Karul ayrıca Taş Tepeler Projesi’ni de anlattı. Şanlıurfa Neolitik Çağ Araştırmaları Projesi-Taş Tepeler, T.C. Kültür ve Turizm Bakanlığı tarafından ulusal ve uluslararası nitelikte farklı kurum ve üniversitelerden ekiplerin ortak çalışması olarak başlatılan projenin Cumhuriyet tarihinin baraj vb. zorunluluk olmadan sadece bilimsel hedeflerle bir araya gelinmiş en kapsamlı arkeoloji projesi olduğunu söyledi:
“Taş Tepeler Projesi, çokuluslu ekipler tarafından aynı bölgede ve eşzamanlı yürütülen çalışmalarla yerleşik hayatın başlangıcını ele alıyor.
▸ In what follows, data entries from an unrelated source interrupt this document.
template <int BN, int STAGES, bool PROMOTE>
__global__ void __launch_bounds__(NUM_THREADS, 1)
gemm_tf32x3_kernel(const __grid_constant__ CUtensorMap tmA, const __grid_constant__ CUtensorMap tmB, EspbGemmDesc p, int bxm, int bym, int axm, int aym,
                   int tiles_m, int tiles_n, int band) {
  constexpr int B_TILE_BYTES = BN * 128;
  constexpr int STAGE_BYTES = 2 * A_TILE_BYTES + 2 * B_TILE_BYTES;
  constexpr int NR = BN / 2;
  constexpr int NBUF = STAGING_BYTES / (64 * BN * 4);
  extern __shared__ uint8_t smem_raw[];
  const uint32_t smem_base = (smem_u32(smem_raw) + 1023u) & ~1023u;
  const uint32_t staging = smem_base + STAGES * STAGE_BYTES;
  const uint32_t full_bar = staging + STAGING_BYTES, empty_bar = full_bar + 8 * STAGES;
  const uint32_t stg_full = empty_bar + 8 * STAGES, stg_empty = stg_full + 16;

  const int warp = threadIdx.x >> 5, lane = threadIdx.x & 31;
  const int num_kb = (p.K + BK - 1) / BK;
  const long long ntiles = (long long)tiles_m * tiles_n * p.nbx * p.nby;

  if (threadIdx.x == 0) {
    for (int s = 0; s < STAGES; ++s) { mbar_init(full_bar + 8 * s, 1); mbar_init(empty_bar + 8 * s, 2); }
    for (int g = 0; g < 2; ++g) { mbar_init(stg_full + 8 * g, 128); mbar_init(stg_empty + 8 * g, EPI_THREADS); }
    asm volatile("fence.mbarrier_init.release.cluster;" ::: "memory");
    asm volatile("prefetch.tensormap [%0];" ::"l"(&tmA) : "memory");
    asm volatile("prefetch.tensormap [%0];" ::"l"(&tmB) : "memory");
  }
  __syncthreads();
  espb::pdl_trigger();
  espb::pdl_wait();

  if (warp >= 8) {
    asm volatile("setmaxnreg.dec.sync.aligned.u32 %0;" ::"n"(EPI_REGS));
    if (warp >= EPI_WARP0) {
      epilogue_warps<BN>(p, ntiles, tiles_m, tiles_n, band, staging, stg_full, stg_empty);
      return;
    }
    if (elect_one_sync()) {
      const int cblk = (p.a_mode != 0) ? p.cv_cin / BK : 0;
      const ConvGeom g = conv_geom(p.a_mode);
      int s = 0;
      uint32_t ph = 0;
      for (long long t = blockIdx.x; t < ntiles; t += gridDim.x) {
        const TilePos tp = tile_at<BN>(p, t, tiles_m, tiles_n, band);
        for (int kb = 0; kb < num_kb; ++kb) {
          mbar_wait(empty_bar + 8 * s, ph ^ 1);
          const uint32_t fb = full_bar + 8 * s;
          mbar_expect_tx(fb, STAGE_BYTES);
          const uint32_t sa = smem_base + s * STAGE_BYTES;
          if (p.a_mode == 0) {
            const int ko = (p.kob > 0) ? kb / p.kob : 0;
            const int ki = (p.kob > 0) ? kb % p.kob : kb;
            tma_load_5d(sa, &tmA, fb, ki * BK, tp.m0, tp.bx * axm + ko, tp.by * aym, 0);
            tma_load_5d(sa + A_TILE_BYTES, &tmA, fb, ki * BK, tp.m0, tp.bx * axm + ko, tp.by * aym, 1);
          } else {
            const int tap = kb / cblk, c0 = (kb % cblk) * BK;
            const int kt = tap / g.k, kf = tap - kt * g.k;
            const int par = (kt % g.s) * g.s + kf % g.s;
            tma_load_5d(sa, &tmA, fb, c0, tp.m0 + kt / g.s, tp.bx + kf / g.s, par, tp.by);
            tma_load_5d(sa + A_TILE_BYTES, &tmA, fb, c0, tp.m0 + kt / g.s, tp.bx + kf / g.s, g.s * g.s + par, tp.by);
          }
          tma_load_5d(sa + 2 * A_TILE_BYTES, &tmB, fb, kb * BK, tp.n0, tp.bx * bxm, tp.by * bym, 0);
          tma_load_5d(sa + 2 * A_TILE_BYTES + B_TILE_BYTES, &tmB, fb, kb * BK, tp.n0, tp.bx * bxm, tp.by * bym, 1);
          if (++s == STAGES) { s = 0; ph ^= 1; }
        }
      }
    }
    return;
  }

  asm volatile("setmaxnreg.inc.sync.aligned.u32 %0;" ::"n"(CONSUMER_REGS));
  const int wg = warp >> 2;
  const bool wg_leader = (threadIdx.x & 127) == 0;
  const int row_in_half = (warp & 3) * 16 + (lane >> 2), col_in_tile = 2 * (lane & 3);
  const uint32_t my_buf = staging + (NBUF == 1 ? 0 : wg) * (64 * BN * 4);
  const uint32_t stg_parity0 = (NBUF == 1 && wg == 1) ? 0u : 1u;
  int s = 0;
  uint32_t ph = 0;
  float acc[NR], part[NR];
  int it = 0;
  for (long long t = blockIdx.x; t < ntiles; t += gridDim.x, ++it) {
#pragma unroll
    for (int i = 0; i < NR; ++i) { acc[i] = 0.f; part[i] = 0.f; }
    for (int kb = 0; kb < num_kb; ++kb) {
      mbar_wait(full_bar + 8 * s, ph);
      const uint32_t sa = smem_base + s * STAGE_BYTES + wg * 64 * 128;
      const uint32_t sb = smem_base + s * STAGE_BYTES + 2 * A_TILE_BYTES;
      const bool fresh = PROMOTE ? (kb % CHUNK_KB == 0) : (kb == 0);
      fence_regs(part);
      wgmma_fence();
#pragma unroll
      for (int k = 0; k < BK / 8; ++k) {
        const uint64_t a_hi = gmma_desc(sa + k * 32), a_lo = gmma_desc(sa + A_TILE_BYTES + k * 32);
        const uint64_t b_hi = gmma_desc(sb + k * 32), b_lo = gmma_desc(sb + B_TILE_BYTES + k * 32);
        wgmma_tf32<BN>(part, a_lo, b_hi, (fresh && k == 0) ? 0u : 1u);
        wgmma_tf32<BN>(part, a_hi, b_lo, 1u);
        wgmma_tf32<BN>(part, a_hi, b_hi, 1u);
      }
      wgmma_commit();
      wgmma_wait<0>();
      fence_regs(part);
      if (wg_leader) mbar_arrive_local(empty_bar + 8 * s);
      if (PROMOTE && (kb % CHUNK_KB == CHUNK_KB - 1 || kb == num_kb - 1)) {
#pragma unroll
        for (int i = 0; i < NR; ++i) acc[i] += part[i];
      }
      if (++s == STAGES) { s = 0; ph ^= 1; }
    }
    mbar_wait(stg_empty + 8 * wg, ((uint32_t)it & 1) ^ stg_parity0);
    stage_tile<BN>(my_buf, PROMOTE ? acc : part, row_in_half, col_in_tile);
    mbar_arrive_local(stg_full + 8 * wg);
  }
}

constexpr int BAND_MAX_KB = 4;
constexpr int BAND_SMEM = 232448;
constexpr int BAND_THREADS = 384;

struct BandTile {
  int k;
  int seq;
  int t, nt;
  int m0, n0;
  int bx, by;
};

__device__ __forceinline__ void band_unit(const EspbGemmDesc& p, int nmb, int k, int seq, int bn, BandTile& w) {
  const long long nunits = (long long)nmb * p.nbx * p.nby;
  for (;; ++k) {
    const long long u = blockIdx.x + (long long)k * gridDim.x;
    if (u >= nunits) { w.k = -1; return; }
    const int mb = (int)(u % nmb), z = (int)(u / nmb);
    const int m0 = mb * BM, mlast = min(p.M, m0 + BM) - 1;
    const int lo = max(0, p.band_t - 1 - mlast), hi = min(p.N - 1, 2 * p.band_t - 2 - m0);
    if (hi < lo) continue;
    const int n_start = lo & ~7;
    w.k = k; w.seq = seq; w.t = 0; w.nt = (hi - n_start) / bn + 1; w.m0 = m0; w.n0 = n_start; w.bx = z % p.nbx; w.by = z / p.nbx;
    return;
  }
}
__device__ __forceinline__ void band_next(const EspbGemmDesc& p, int nmb, int bn, BandTile& w) {
  if (w.t + 1 < w.nt) { ++w.t; w.n0 += bn; return; }
  band_unit(p, nmb, w.k + 1, w.seq + 1, bn, w);
}
// ... 222 lines not shown
      else c[0] = t;
    }
  }
}

int make_map(CUtensorMap* map, const float* base, const long long dims[5], const long long strides_el[4], int box_rows) {
  return espb_make_tensor_map(map, base, dims, strides_el, BK, box_rows, 1);
}

int num_sms() {
  static int n = 0;
  if (n == 0) {
    int dev = 0;
    cudaGetDevice(&dev);
    cudaDeviceGetAttribute(&n, cudaDevAttrMultiProcessorCount, dev);
    if (n <= 0) n = 1;
  }
  return n;
}

constexpr long long GEMM_B_L2_BYTES = 24ll << 20;
constexpr long long GEMM_B_BAND_BYTES = 8ll << 20;

int column_band(const EspbGemmDesc& d, int bn, int tiles_m, int tiles_n) {
  const double a_bytes = 2.0 * tiles_m * BM * d.K * sizeof(float), tile_b = 2.0 * bn * d.K * sizeof(float), b_bytes = tiles_n * tile_b;
  if (b_bytes <= GEMM_B_L2_BYTES) return tiles_n;
  const int w = (int)std::max(1.0, std::floor(GEMM_B_BAND_BYTES / tile_b));
  if (w >= tiles_n) return tiles_n;
  const double waves_per_b = tiles_m / std::max(1.0, (double)num_sms() / tiles_n);
  const double whole = a_bytes + b_bytes * waves_per_b, banded = a_bytes * ((tiles_n + w - 1) / w) + b_bytes;
  return banded < whole ? w : tiles_n;
}

template <int BN, int STAGES, bool PROMOTE>
int launch_tc(const CUtensorMap& tmA, const CUtensorMap& tmB, const EspbGemmDesc& d, int bxm, int bym, int axm, int aym, cudaStream_t stream) {
  constexpr int smem = STAGES * (2 * A_TILE_BYTES + 2 * BN * 128) + STAGING_BYTES + 1024 + 16 * STAGES + 32;
  static_assert(smem <= 232448, "dynamic shared memory budget exceeded");
  static bool attr_set = false;
  if (!attr_set) {
    if (cudaFuncSetAttribute(gemm_tf32x3_kernel<BN, STAGES, PROMOTE>, cudaFuncAttributeMaxDynamicSharedMemorySize, smem) != cudaSuccess) {
      espb_set_error("cudaFuncSetAttribute(max dynamic smem) failed");
      return ESPB_ERR_CUDA;
    }
    attr_set = true;
  }
  const int tiles_m = (d.M + BM - 1) / BM, tiles_n = (d.N + BN - 1) / BN;
  const int band = column_band(d, BN, tiles_m, tiles_n);
  const long long tiles = (long long)tiles_m * tiles_n * d.nbx * d.nby;
  const int grid = (int)std::min(tiles, (long long)num_sms());
  if (espb::launch_pdl(gemm_tf32x3_kernel<BN, STAGES, PROMOTE>, dim3(grid), dim3(NUM_THREADS), smem, stream, tmA, tmB, d, bxm, bym, axm, aym, tiles_m,
                       tiles_n, band) != cudaSuccess) {
    espb_set_error(cudaGetErrorString(cudaGetLastError())); return ESPB_ERR_CUDA;
  }
  return ESPB_OK;
}

void window_span(const float* base, long long ld, long long sx, long long sy, const EspbGemmDesc& d, uintptr_t& lo, uintptr_t& hi) {
  long long a = 0, b = (long long)(d.M - 1) * ld + (d.N - 1);
  const long long ex = (long long)(d.nbx - 1) * sx, ey = (long long)(d.nby - 1) * sy;
  (ex < 0 ? a : b) += ex;
  (ey < 0 ? a : b) += ey;
  lo = reinterpret_cast<uintptr_t>(base + a);
  hi = reinterpret_cast<uintptr_t>(base + b) + sizeof(float) - 1;
}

Yerleşiklik ve üretici yaşamın başlangıcı bugünkü toplum düzeninin temellerinin atıldığı bir süreci ifade eder ve bu nedenle şimdilik 10 alanda sürdürülen kazıların olduğu bu bölgeyi biz Büyük Dönüşümün Coğrafyası olarak adlandırıyoruz. Ele aldığımız insanlar ‘son avcı ilk yerleşik toplumlar’ ve bu dönüşümün izlerini en iyi barındıran bir bölgedeyiz. Taş Tepeler bize Anadolu’nun insanlık tarihine yaptığı katkıyı, tarih öncesi çevreyi ve insanın 12 bin yıl önce bilişsel dönüşümünün eşsiz kanıtlarını sunuyor.”